== PROMPT ==
The lines from the start of the data through the line with "const RunFrame cf_t = nx;" are to be returned verbatim; all later lines are to be omitted.

:: ENTRIES SHOWN

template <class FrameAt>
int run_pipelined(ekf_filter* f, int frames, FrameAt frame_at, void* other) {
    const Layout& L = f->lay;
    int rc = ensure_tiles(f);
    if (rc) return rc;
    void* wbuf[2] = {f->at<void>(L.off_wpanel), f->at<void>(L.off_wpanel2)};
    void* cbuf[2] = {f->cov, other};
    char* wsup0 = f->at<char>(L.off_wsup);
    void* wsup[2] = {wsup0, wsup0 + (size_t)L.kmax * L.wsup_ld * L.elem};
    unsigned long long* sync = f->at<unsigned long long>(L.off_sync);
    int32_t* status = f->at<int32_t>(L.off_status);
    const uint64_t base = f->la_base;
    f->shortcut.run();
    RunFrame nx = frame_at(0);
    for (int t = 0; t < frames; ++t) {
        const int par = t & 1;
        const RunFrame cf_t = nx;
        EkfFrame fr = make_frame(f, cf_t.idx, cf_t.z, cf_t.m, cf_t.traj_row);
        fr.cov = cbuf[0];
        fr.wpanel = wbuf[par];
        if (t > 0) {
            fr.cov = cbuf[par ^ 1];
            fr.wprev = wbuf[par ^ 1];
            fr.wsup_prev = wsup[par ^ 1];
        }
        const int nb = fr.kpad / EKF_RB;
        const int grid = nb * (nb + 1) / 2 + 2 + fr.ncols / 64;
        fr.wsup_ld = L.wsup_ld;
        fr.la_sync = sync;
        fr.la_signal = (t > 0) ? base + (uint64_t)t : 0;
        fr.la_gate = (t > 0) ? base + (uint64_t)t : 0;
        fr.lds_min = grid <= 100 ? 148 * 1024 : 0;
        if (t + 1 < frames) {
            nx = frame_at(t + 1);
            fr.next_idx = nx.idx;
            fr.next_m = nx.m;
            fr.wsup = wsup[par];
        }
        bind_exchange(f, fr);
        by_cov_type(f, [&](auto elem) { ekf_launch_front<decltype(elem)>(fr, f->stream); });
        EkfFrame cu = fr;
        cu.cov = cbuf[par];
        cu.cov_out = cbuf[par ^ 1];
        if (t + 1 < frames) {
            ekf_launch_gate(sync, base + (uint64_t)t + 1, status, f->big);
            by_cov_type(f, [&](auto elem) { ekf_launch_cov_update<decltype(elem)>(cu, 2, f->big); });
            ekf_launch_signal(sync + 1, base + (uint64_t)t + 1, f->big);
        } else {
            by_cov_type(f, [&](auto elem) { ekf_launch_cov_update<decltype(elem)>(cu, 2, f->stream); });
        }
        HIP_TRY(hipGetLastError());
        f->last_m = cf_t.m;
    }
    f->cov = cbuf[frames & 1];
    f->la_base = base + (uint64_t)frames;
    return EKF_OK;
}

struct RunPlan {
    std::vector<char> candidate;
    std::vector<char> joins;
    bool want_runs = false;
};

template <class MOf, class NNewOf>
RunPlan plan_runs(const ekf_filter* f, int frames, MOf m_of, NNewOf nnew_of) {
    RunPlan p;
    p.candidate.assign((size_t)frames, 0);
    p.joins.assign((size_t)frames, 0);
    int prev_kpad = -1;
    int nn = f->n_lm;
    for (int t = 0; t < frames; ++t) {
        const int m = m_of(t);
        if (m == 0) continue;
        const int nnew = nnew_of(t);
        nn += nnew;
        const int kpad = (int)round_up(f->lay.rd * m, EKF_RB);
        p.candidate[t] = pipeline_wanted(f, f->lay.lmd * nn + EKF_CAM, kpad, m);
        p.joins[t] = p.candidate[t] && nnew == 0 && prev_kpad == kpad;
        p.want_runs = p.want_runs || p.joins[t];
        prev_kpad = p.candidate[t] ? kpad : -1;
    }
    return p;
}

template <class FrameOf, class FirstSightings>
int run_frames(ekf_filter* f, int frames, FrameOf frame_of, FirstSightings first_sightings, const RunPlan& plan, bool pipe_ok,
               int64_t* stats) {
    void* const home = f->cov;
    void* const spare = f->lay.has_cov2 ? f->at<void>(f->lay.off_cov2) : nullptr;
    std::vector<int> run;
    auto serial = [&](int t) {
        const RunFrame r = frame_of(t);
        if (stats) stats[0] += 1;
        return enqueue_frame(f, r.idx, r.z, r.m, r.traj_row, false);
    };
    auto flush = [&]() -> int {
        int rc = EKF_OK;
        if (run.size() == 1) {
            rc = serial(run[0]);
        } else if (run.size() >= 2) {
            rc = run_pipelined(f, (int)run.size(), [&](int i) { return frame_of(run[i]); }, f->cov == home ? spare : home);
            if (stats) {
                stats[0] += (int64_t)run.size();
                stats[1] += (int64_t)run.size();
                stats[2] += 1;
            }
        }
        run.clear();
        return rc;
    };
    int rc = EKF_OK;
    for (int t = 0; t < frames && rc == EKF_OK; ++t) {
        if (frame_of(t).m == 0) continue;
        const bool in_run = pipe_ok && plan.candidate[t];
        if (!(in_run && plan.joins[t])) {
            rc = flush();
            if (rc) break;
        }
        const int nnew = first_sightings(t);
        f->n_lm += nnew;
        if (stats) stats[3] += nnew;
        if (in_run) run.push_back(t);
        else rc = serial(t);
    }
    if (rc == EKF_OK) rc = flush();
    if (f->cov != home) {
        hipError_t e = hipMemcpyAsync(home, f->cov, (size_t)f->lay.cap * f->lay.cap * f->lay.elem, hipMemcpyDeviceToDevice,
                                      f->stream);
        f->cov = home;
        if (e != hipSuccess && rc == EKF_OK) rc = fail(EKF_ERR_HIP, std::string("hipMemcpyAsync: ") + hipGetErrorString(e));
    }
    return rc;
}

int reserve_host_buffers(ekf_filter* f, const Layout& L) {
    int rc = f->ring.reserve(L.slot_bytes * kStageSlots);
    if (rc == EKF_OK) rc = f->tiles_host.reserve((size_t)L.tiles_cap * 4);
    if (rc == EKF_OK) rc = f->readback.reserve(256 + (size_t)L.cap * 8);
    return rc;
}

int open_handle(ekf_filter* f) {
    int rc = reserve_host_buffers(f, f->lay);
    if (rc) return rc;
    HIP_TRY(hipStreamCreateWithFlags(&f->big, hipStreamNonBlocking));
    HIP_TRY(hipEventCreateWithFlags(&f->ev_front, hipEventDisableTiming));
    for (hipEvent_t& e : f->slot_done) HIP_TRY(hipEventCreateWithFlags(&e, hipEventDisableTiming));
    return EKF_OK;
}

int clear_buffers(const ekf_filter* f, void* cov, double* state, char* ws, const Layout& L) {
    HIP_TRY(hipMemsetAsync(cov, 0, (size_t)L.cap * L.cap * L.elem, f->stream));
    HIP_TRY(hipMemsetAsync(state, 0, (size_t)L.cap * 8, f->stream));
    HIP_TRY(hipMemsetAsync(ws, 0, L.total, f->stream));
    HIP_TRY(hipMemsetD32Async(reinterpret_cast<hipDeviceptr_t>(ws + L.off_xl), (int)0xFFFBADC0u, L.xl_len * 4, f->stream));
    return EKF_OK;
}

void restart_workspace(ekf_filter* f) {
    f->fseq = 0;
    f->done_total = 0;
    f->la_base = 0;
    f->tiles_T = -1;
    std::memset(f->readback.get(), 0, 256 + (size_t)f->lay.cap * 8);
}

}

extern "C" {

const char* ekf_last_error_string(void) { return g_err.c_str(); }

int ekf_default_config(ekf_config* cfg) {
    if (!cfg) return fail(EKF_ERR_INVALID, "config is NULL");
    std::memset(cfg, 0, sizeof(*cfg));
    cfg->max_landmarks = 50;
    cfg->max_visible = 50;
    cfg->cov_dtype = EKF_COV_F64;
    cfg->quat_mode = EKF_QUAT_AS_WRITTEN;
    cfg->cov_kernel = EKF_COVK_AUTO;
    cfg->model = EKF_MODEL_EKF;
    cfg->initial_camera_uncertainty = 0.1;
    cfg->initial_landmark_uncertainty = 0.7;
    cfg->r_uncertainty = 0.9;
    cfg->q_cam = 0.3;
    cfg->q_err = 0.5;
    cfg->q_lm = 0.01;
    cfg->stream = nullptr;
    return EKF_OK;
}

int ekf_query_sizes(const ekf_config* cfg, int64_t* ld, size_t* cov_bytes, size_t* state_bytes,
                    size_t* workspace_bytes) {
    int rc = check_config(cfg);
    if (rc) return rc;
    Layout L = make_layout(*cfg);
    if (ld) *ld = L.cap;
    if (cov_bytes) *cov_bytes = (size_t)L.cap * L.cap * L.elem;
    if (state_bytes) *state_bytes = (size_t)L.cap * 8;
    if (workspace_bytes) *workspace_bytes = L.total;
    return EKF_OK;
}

::::

== TASK SOLUTION ==
template <class FrameAt>
int run_pipelined(ekf_filter* f, int frames, FrameAt frame_at, void* other) {
    const Layout& L = f->lay;
    int rc = ensure_tiles(f);
    if (rc) return rc;
    void* wbuf[2] = {f->at<void>(L.off_wpanel), f->at<void>(L.off_wpanel2)};
    void* cbuf[2] = {f->cov, other};
    char* wsup0 = f->at<char>(L.off_wsup);
    void* wsup[2] = {wsup0, wsup0 + (size_t)L.kmax * L.wsup_ld * L.elem};
    unsigned long long* sync = f->at<unsigned long long>(L.off_sync);
    int32_t* status = f->at<int32_t>(L.off_status);
    const uint64_t base = f->la_base;
    f->shortcut.run();
    RunFrame nx = frame_at(0);
    for (int t = 0; t < frames; ++t) {
        const int par = t & 1;
        const RunFrame cf_t = nx;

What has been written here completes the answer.